During Humeau’s Black Cube fellowship, she and Stell discussed ancient plants as kinds of proto-connection to primordial species and a source of spiritual healing, recurring themes throughout Humeau’s work. For this project, Humeau was interested in working with natural materials, unlike the resins and other synthetic mediums she’s previously employed. Another goal was to ultimately produce a work that could be seen from both the land and the sky.
Black Cube projects tend to feel anomalous within an artist’s practice, “and that’s something we do very intentionally,” Stell says. “We want to propel artists to think about sight and audience differently. We want to grow their practice, we want to challenge them in some way.”
Together, they settled on the San Luis Valley as a potential site and began outreach to local communities. “An important theme in my work has always been collaboration. I’ve been thinking a lot about how the wind collaborates with the weeds, which collaborates with the water, with the farmers and human communities, with the birds, and so on,” Humeau says. “So, the work will be about these connections and how to activate them even more.”
Black Cube’s site-specific projects embrace the responsibility that accompanies public art. “We don’t want to do plop art,” says Stell, “so we spend a lot of time figuring out who we need to talk to, and making those connections.” For this project, Humeau and Black Cube met with farmers, soil scientists, water conservationists, policy-makers, Indigenous members of the community, ornithologists, ranchers, and other members of the agriculture industry.

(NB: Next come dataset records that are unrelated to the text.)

## Reuse horizontally filtered halo rows across two vertical steps in pyramid levels 2-3

```diff
diff --git a/ai-video-detector_amd/csrc/avd_capi.hip b/ai-video-detector_amd/csrc/avd_capi.hip
--- a/ai-video-detector_amd/csrc/avd_capi.hip
+++ b/ai-video-detector_amd/csrc/avd_capi.hip
@@ -917,6 +917,7 @@
     else if ((k = level("pyr")) >= 0) { src = ws.d_pyr[k]; bytes = (size_t)std::min(n, ws.fb_cap + 1) * (AVD_NPIX >> (2 * k)) * 4; }
     else if ((k = level("poly")) >= 0) { src = ws.d_poly[k]; bytes = (size_t)std::min(n, ws.fb_cap + 1) * 5 * (AVD_NPIX >> (2 * k)) * 4; }
     else if ((k = level("flow")) >= 0) { src = ws.fb_holds.flow[k] ? ws.fb_holds.flow[k] : ws.d_flow[k]; bytes = (size_t)std::min(std::max(n - 1, 0), ws.fb_cap) * 2 * (AVD_NPIX >> (2 * k)) * 4; }
+    else if (std::strcmp(name, "pairdiff") == 0) { src = ws.d_pairdiff; bytes = (size_t)std::min(std::max(n - 1, 0), ws.fb_cap) * kPairDiffTiles * sizeof(int); }
     else if (std::strcmp(name, "vs0") == 0) { src = ws.d_vs0; bytes = fb_two_scratch_size((size_t)ws.fb_cap).vs0 * sizeof(double); }
     else { ctx->err = "unknown debug buffer"; return AVD_ERR_ARG; }
     if (!src) { ctx->err = "buffer not allocated yet"; return AVD_ERR_ARG; }
diff --git a/ai-video-detector_amd/csrc/avd_farneback.hip b/ai-video-detector_amd/csrc/avd_farneback.hip
--- a/ai-video-detector_amd/csrc/avd_farneback.hip
+++ b/ai-video-detector_amd/csrc/avd_farneback.hip
@@ -13,11 +13,17 @@
     static constexpr int NC = K == 0 ? S : 2 * WL;
     static constexpr int OFF = K == 0 ? 0 : (1 << K) / 2 - 1;
     static constexpr int TR = K >= 2 ? 4 : 8;
-    static constexpr int TILES = WL / TR;
+    static constexpr int STEPS = K >= 2 ? 2 : 1, BAND = STEPS * TR;
+    static constexpr int TILES = WL / BAND;
     static constexpr int KS = K == 3 ? 19 : (K == 2 ? 9 : 3), HALF = KS / 2;
     static constexpr int SROWS = K == 0 ? TR + 2 * HALF : ((TR - 1) << K) + 2 + 2 * HALF;
+    static constexpr int NEW = K == 0 ? TR : TR << K, KEEP = SROWS - NEW;
     static constexpr int PADX = 12, PS = S + 2 * PADX;
     static constexpr int SRC_BYTES = SROWS * PS, LDS_BYTES = SRC_BYTES + SROWS * NC * 4;
+    static constexpr int FILTERED_PCT = TILES * (SROWS + (STEPS - 1) * NEW) * 100 / S;
+    static_assert(WL % BAND == 0 && (K == 0 || FILTERED_PCT <= 120), "whole bands; a source row is filtered at most 1.2 times per frame");
+    static_assert(STEPS == 1 || (KEEP * NC <= 4 * 256 && SRC_BYTES % 16 == 0 && (NEW * NC) % 4 == 0 && (KEEP * NC) % 4 == 0),
+                  "the rows a step takes over move as one 16-byte piece per lane");
 };
 constexpr int cmax(int a, int b) { return a > b ? a : b; }
 constexpr int cgcd(int a, int b) { return b == 0 ? a : cgcd(b, a % b); }
@@ -40,49 +46,71 @@
 };
 constexpr int kPyrLds = cmax(cmax(PyrGeo<3>::LDS_BYTES, PyrGeo<2>::LDS_BYTES), cmax(PyrGeo<1>::LDS_BYTES, PyrGeo<0>::LDS_BYTES));
 
+typedef float pyr_f4 __attribute__((ext_vector_type(4)));
+typedef float pyr_f2 __attribute__((ext_vector_type(2)));
+
 template <int K>
-__device__ __forceinline__ void pyramid_body(char* lds, int blk, const uint8_t* __restrict__ small, const FbConsts* __restrict__ C,
-                                             float* __restrict__ I, int n = 0, int* __restrict__ pairdiff = nullptr)
+__device__ __forceinline__ void pyramid_step(char* lds, const uint8_t* __restrict__ img, const float (&kw)[PyrGeo<K>::KS], float* __restrict__ out,
+                                             int y_first, int rb, pyr_f4& kept, bool more, int* __restrict__ diffword)
 {
     using G = PyrGeo<K>;
     constexpr int WL = G::WL, NC = G::NC, OFF = G::OFF, TR = G::TR, KS = G::KS, HALF = G::HALF, SROWS = G::SROWS;
     constexpr int PADX = G::PADX, PS = G::PS;
     uint8_t (*src)[PS] = reinterpret_cast<uint8_t (*)[PS]>(lds);
     float (*rowf)[NC] = reinterpret_cast<float (*)[NC]>(lds + G::SRC_BYTES);
-    const int tiles = WL / TR;
-    const int f = blk / tiles, t = blk - f * tiles;
     const int tid = threadIdx.x;
-    const int dy0 = t * TR;
-    const int y_first = (K == 0 ? dy0 : (dy0 << K) + OFF) - HALF;
-    const uint8_t* img = small + (int64_t)f * AVD_NPIX;
-    const bool cmp = K == 1 && pairdiff != nullptr && f + 1 < n;
+    const bool cmp = K == 1 && diffword != nullptr;
+    static_assert(K != 1 || G::STEPS == 1, "the pair-identity word is formed by a tile that loads all its source rows in one step");
+    static_assert(HALF + 1 < S, "a source row is reflected at most once");
+    auto row_at = [&](int r) -> unsigned { const int y = y_first + r; return (unsigned)(y < 0 ? -y : (y >= S ? 2 * S - 2 - y : y)) * S; };
+    constexpr int NLD = (SROWS * (S / 4) + 255) / 256, NBD = (SROWS * 2 * HALF + 255) / 256;
+    const int nld = (SROWS - rb) * (S / 4), nbd = (SROWS - rb) * 2 * HALF;
+    constexpr int NBATCH = 8;
     int differs = 0;
-    for (int it = tid; it < SROWS * (S / 4); it += 256) {
-        const int r = it / (S / 4), c4 = it - r * (S / 4);
-        const int y = reflect101(y_first + r, S);
-        const unsigned v = reinterpret_cast<const unsigned*>(img + y * S)[c4];
-        reinterpret_cast<unsigned*>(src[r] + PADX)[c4] = v;
-        if (K == 1 && cmp) differs |= v != reinterpret_cast<const unsigned*>(img + AVD_NPIX + y * S)[c4];
-    }
-    for (int it = tid; it < SROWS * 2 * HALF; it += 256) {
-        const int r = it / (2 * HALF), i = it - r * (2 * HALF);
-        const uint8_t* g = img + reflect101(y_first + r, S) * S;
-        if (i < HALF) src[r][PADX - 1 - i] = g[1 + i];
-        else src[r][PADX + S + (i - HALF)] = g[S - 2 - (i - HALF)];
+#pragma unroll
+    for (int e0 = 0; e0 < NLD; e0 += NBATCH) {
+        const bool last = e0 + NBATCH >= NLD;
+        unsigned v[NBATCH], vn[K == 1 ? NBATCH : 1];
+        uint8_t bv[NBD];
+#pragma unroll
+        for (int e = e0; e < NLD && e < e0 + NBATCH; e++) {
+            const int it = tid + 256 * e, q = it / (S / 4), c4 = it - q * (S / 4);
+            if (it >= nld) continue;
+            const unsigned at = row_at(rb + q) + 4u * c4;
+            v[e - e0] = *reinterpret_cast<const unsigned*>(img + at);
+            if (K == 1 && cmp) vn[e - e0] = *reinterpret_cast<const unsigned*>(img + (at + AVD_NPIX));
+        }
+#pragma unroll
+        for (int e = 0; e < NBD; e++) {
+            const int it = tid + 256 * e, q = it / (2 * HALF), i = it - q * (2 * HALF);
+            if (!last || it >= nbd) continue;
+            bv[e] = img[row_at(rb + q) + (unsigned)(i < HALF ? 1 + i : S - 2 - (i - HALF))];
+        }
+#pragma unroll
+        for (int e = e0; e < NLD && e < e0 + NBATCH; e++) {
+            const int it = tid + 256 * e, q = it / (S / 4), c4 = it - q * (S / 4);
+            if (it >= nld) continue;
+            reinterpret_cast<unsigned*>(src[rb + q] + PADX)[c4] = v[e - e0];
+            if (K == 1 && cmp) differs |= v[e - e0] != vn[e - e0];
+        }
+#pragma unroll
+        for (int e = 0; e < NBD; e++) {
+            const int it = tid + 256 * e, q = it / (2 * HALF), i = it - q * (2 * HALF);
+            if (!last || it >= nbd) continue;
+            src[rb + q][i < HALF ? PADX - 1 - i : PADX + S + (i - HALF)] = bv[e];
+        }
+        __builtin_amdgcn_sched_barrier(0);
     }
     if (K == 1 && cmp) {
         const int any = __syncthreads_or(differs);
-        if (tid == 0) pairdiff[f * tiles + t] = any;
+        if (tid == 0) *diffword = any;
     } else
         __syncthreads();
-    float kw[KS];
-#pragma unroll
-    for (int q = 0; q < KS; q++) kw[q] = C->gk[K][q];
+    if (G::STEPS > 1 && rb && tid < G::KEEP * NC / 4) reinterpret_cast<pyr_f4*>(&rowf[0][0])[tid] = kept;
     if (KS == 3) {
         static_assert(KS != 3 || NC == S, "the 3-tap scales filter whole rows");
         using W = PyrWalk<S / 4>;
-        typedef float f4 __attribute__((ext_vector_type(4)));
-        const unsigned* wp0[W::PER]; f4* dst0[W::PER]; int r0[W::PER];
+        const unsigned* wp0[W::PER]; pyr_f4* dst0[W::PER]; int r0[W::PER];
         {
             int r, c4;
             W::first(tid, r, c4);
@@ -90,11 +118,11 @@
             for (int i = 0; i < W::PER; i++) {
                 r0[i] = r;
                 wp0[i] = reinterpret_cast<const unsigned*>(src[r] + PADX + 4 * c4);
-                dst0[i] = reinterpret_cast<f4*>(&rowf[r][4 * c4]);
+                dst0[i] = reinterpret_cast<pyr_f4*>(&rowf[r][4 * c4]);
                 W::next(r, c4);
             }
         }
-        for (int sb = 0; sb < SROWS; sb += W::SG) {
+        for (int sb = rb; sb < SROWS; sb += W::SG) {
 #pragma unroll
             for (int i = 0; i < W::PER; i++) {
                 if (256 * i >= SROWS * (S / 4) || r0[i] + sb >= SROWS) continue;
@@ -102,46 +130,46 @@
                 const unsigned pw = wp[-1], cwd = wp[0], nw = wp[1];
                 const float b[6] = {(float)(pw >> 24), (float)(cwd & 0xFFu), (float)((cwd >> 8) & 0xFFu), (float)((cwd >> 16) & 0xFFu),
                                     (float)(cwd >> 24), (float)(nw & 0xFFu)};
-                f4 o;
+                pyr_f4 o;
 #pragma unroll
                 for (int e = 0; e < 4; e++) o[e] = __builtin_fmaf(b[e + 1], kw[1], (b[e] + b[e + 2]) * kw[0]);
                 dst0[i][sb * (NC / 4)] = o;
             }
         }
     } else {
-        using W = PyrWalk<NC>;
-        constexpr int NW = (KS + 3) / 4;
-        const unsigned* wp0[W::PER]; float* dst0[W::PER]; int r0[W::PER], sh0[W::PER];
+        static_assert(KS == 3 || (K >= 2 && NC == 2 * WL), "the long filters run at the decimated scales, where the columns are pairs");
+        using W = PyrWalk<WL>;
+        constexpr int B0 = PADX + OFF - HALF, SH = B0 & 3, NW = (SH + KS + 1 + 3) / 4;
+        const unsigned* wp0[W::PER]; pyr_f2* dst0[W::PER]; int r0[W::PER];
         {
-            int r, j;
-            W::first(tid, r, j);
+            int r, jp;
+            W::first(tid, r, jp);
 #pragma unroll
             for (int i = 0; i < W::PER; i++) {
-                const int x = K == 0 ? j : ((j >> 1) << K) + OFF + (j & 1);
-                const int base = PADX + x - HALF;
-                r0[i] = r; sh0[i] = base & 3;
-                wp0[i] = reinterpret_cast<const unsigned*>(src[r] + (base & ~3));
-                dst0[i] = &rowf[r][j];
-                W::next(r, j);
+                r0[i] = r;
+                wp0[i] = reinterpret_cast<const unsigned*>(src[r] + (B0 & ~3) + (jp << K));
+                dst0[i] = reinterpret_cast<pyr_f2*>(&rowf[r][2 * jp]);
+                W::next(r, jp);
             }
         }
-        for (int sb = 0; sb < SROWS; sb += W::SG) {
+        for (int sb = rb; sb < SROWS; sb += W::SG) {
 #pragma unroll
             for (int i = 0; i < W::PER; i++) {
-                if (256 * i >= SROWS * NC || r0[i] + sb >= SROWS) continue;
+                if (256 * i >= SROWS * WL || r0[i] + sb >= SROWS) continue;
                 const unsigned* wp = wp0[i] + sb * (PS / 4);
-                unsigned d[NW + 1];
-#pragma unroll
-                for (int q = 0; q <= NW; q++) d[q] = wp[q];
-                float v = 0.f;
-#pragma unroll
-                for (int q = 0; q < NW; q++) {
-                    const unsigned wv = __builtin_amdgcn_alignbyte(d[q + 1], d[q], sh0[i]);
-#pragma unroll
-                    for (int e = 0; e < 4; e++)
-                        if (q * 4 + e < KS) v = __builtin_fmaf((float)((wv >> (8 * e)) & 0xFFu), kw[q * 4 + e], v);
+                unsigned d[NW];
+#pragma unroll
+                for (int q = 0; q < NW; q++) d[q] = wp[q];
+                float b[KS + 1];
+#pragma unroll
+                for (int q = 0; q <= KS; q++) b[q] = (float)((d[(SH + q) >> 2] >> (8 * ((SH + q) & 3))) & 0xFFu);
+                float v0 = 0.f, v1 = 0.f;
+#pragma unroll
+                for (int q = 0; q < KS; q++) {
+                    v0 = __builtin_fmaf(b[q], kw[q], v0);
+                    v1 = __builtin_fmaf(b[q + 1], kw[q], v1);
                 }
-                dst0[i][sb * NC] = v;
+                dst0[i][sb * (NC / 2)] = pyr_f2{v0, v1};
             }
         }
     }
@@ -154,7 +182,6 @@
     };
     {
         using W = PyrWalk<WL>;
-        float* out = I + ((int64_t)f * WL + dy0) * WL;
         int dyl, dx;
         W::first(tid, dyl, dx);
 #pragma unroll
@@ -165,10 +192,24 @@
                     if (K == 0) {
                         o = colf(&rowf[y + HALF][dx]);
                     } else {
-                        const float* c = &rowf[(y << K) + HALF][2 * dx];
-                        const float p00 = colf(c), p01 = colf(c + 1);
-                        const float p10 = colf(c + NC), p11 = colf(c + NC + 1);
-                        o = ((p00 + p01) + (p10 + p11)) * 0.25f;
+                        const pyr_f2* c = reinterpret_cast<const pyr_f2*>(&rowf[y << K][2 * dx]);
+                        float w[2][2 * HALF + 2];
+#pragma unroll
+                        for (int q = 0; q < 2 * HALF + 2; q++) {
+                            const pyr_f2 v = c[q * (NC / 2)];
+                            w[0][q] = v.x; w[1][q] = v.y;
+                        }
+                        float p[2][2];
+#pragma unroll
+                        for (int a = 0; a < 2; a++)
+#pragma unroll
+                            for (int e = 0; e < 2; e++) {
+                                float sacc = __builtin_fmaf(w[e][HALF + a], kw[HALF], 0.f);
+#pragma unroll
+                                for (int k = 1; k <= HALF; k++) sacc = __builtin_fmaf(w[e][HALF + a + k] + w[e][HALF + a - k], kw[HALF + k], sacc);
+                                p[a][e] = sacc;
+                            }
+                        o = ((p[0][0] + p[0][1]) + (p[1][0] + p[1][1])) * 0.25f;
                     }
                     out[y * WL + dx] = o;
                 }
@@ -176,7 +217,29 @@
             W::next(dyl, dx);
         }
     }
-}
+    if (G::STEPS > 1 && more && tid < G::KEEP * NC / 4) kept = reinterpret_cast<const pyr_f4*>(&rowf[G::NEW][0])[tid];
+}
+
+template <int K>
+__device__ __forceinline__ void pyramid_body(char* lds, int blk, const uint8_t* __restrict__ small, const FbConsts* __restrict__ C,
+                                             float* __restrict__ I, int n = 0, int* __restrict__ pairdiff = nullptr)
+{
+    using G = PyrGeo<K>;
+    constexpr int WL = G::WL;
+    const int f = blk / G::TILES, t = blk - f * G::TILES;
+    const int dy0 = t * G::BAND;
+    const uint8_t* img = small + (int64_t)f * AVD_NPIX;
+    float* out = I + ((int64_t)f * WL + dy0) * WL;
+    int* diffword = K == 1 && pairdiff != nullptr && f + 1 < n ? pairdiff + blk : nullptr;
+    float kw[G::KS];
+#pragma unroll
+    for (int q = 0; q < G::KS; q++) kw[q] = C->gk[K][q];
+    const int y_first = (K == 0 ? dy0 : (dy0 << K) + G::OFF) - G::HALF;
+    pyr_f4 kept = {0.f, 0.f, 0.f, 0.f};
+    for (int step = 0; step < G::STEPS; step++)
+        pyramid_step<K>(lds, img, kw, out + step * G::TR * WL, y_first + step * G::NEW, step ? G::KEEP : 0, kept, step + 1 < G::STEPS, diffword);
+}
+
 
 __global__ __launch_bounds__(256) void k_pyramid_all(const uint8_t* __restrict__ small, int n, const FbConsts* __restrict__ C,
                                                     float* __restrict__ I0, float* __restrict__ I1, float* __restrict__ I2,
```

Measured after the change: 147,100 frames/s, median of 6. 1.4% higher.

Stell points out that Colorado’s first water rights originated in the San Luis Valley 170 years ago with the San Luis People’s Ditch—an irrigation system comprised of more than seventy acequias (essentially streams fed by the mountains’ melting snowpacks)—that’s communally owned and operated. This system, however, is currently under attack from both climate change, which has lessened snowfall and precipitation each year, and development-hungry speculators.
The counties that comprise the San Luis Valley are among the most impoverished in the state. Economically speaking, they could certainly use the money offered by bigger cities for their water rights. However, Stell points out that these communities have united against the corporations and private concerns trying to export their water for profit.
“They understand that their water is more valuable than money,” Stell says. “So I think that is also an important aspect with this work—this valley is an extreme microcosm for that water struggle that I think we’re all feeling in the American West. In that way, it’s also a microcosm for climate change.”
Earthworks have a storied history, especially in this part of the country. This critic would argue that some suffer from the delusion of manifest destiny, channeling a type of pioneer spirit that’s problematic at best. Eyewitnesses have lamented that Nancy Holt’s work Sun Tunnels feels like a rave during the equinox, while iconic installations like Walter De Maria’s lightning field are disproportionately difficult to access.
Humeau’s earthwork, which is expected to be on display for two years, promises to invoke a more nuanced appreciation of its site-specific contexts: environmental, political, economic, and spiritual. In doing so, her work seeks to terraform an updated genre of “the earthwork,” one that’s attuned to its surroundings and their myriad interdependent relationships.
This ambition recalls the words of philosopher Donna Haraway, who championed an “ecology of practices” and writes in her book Staying with the Trouble, “The biologies, arts, and politics need each other, with involuntary momentum, they entice each other to thinking/making in sympoiesis for more livable worlds…”—precisely what the San Luis Valley urgently needs.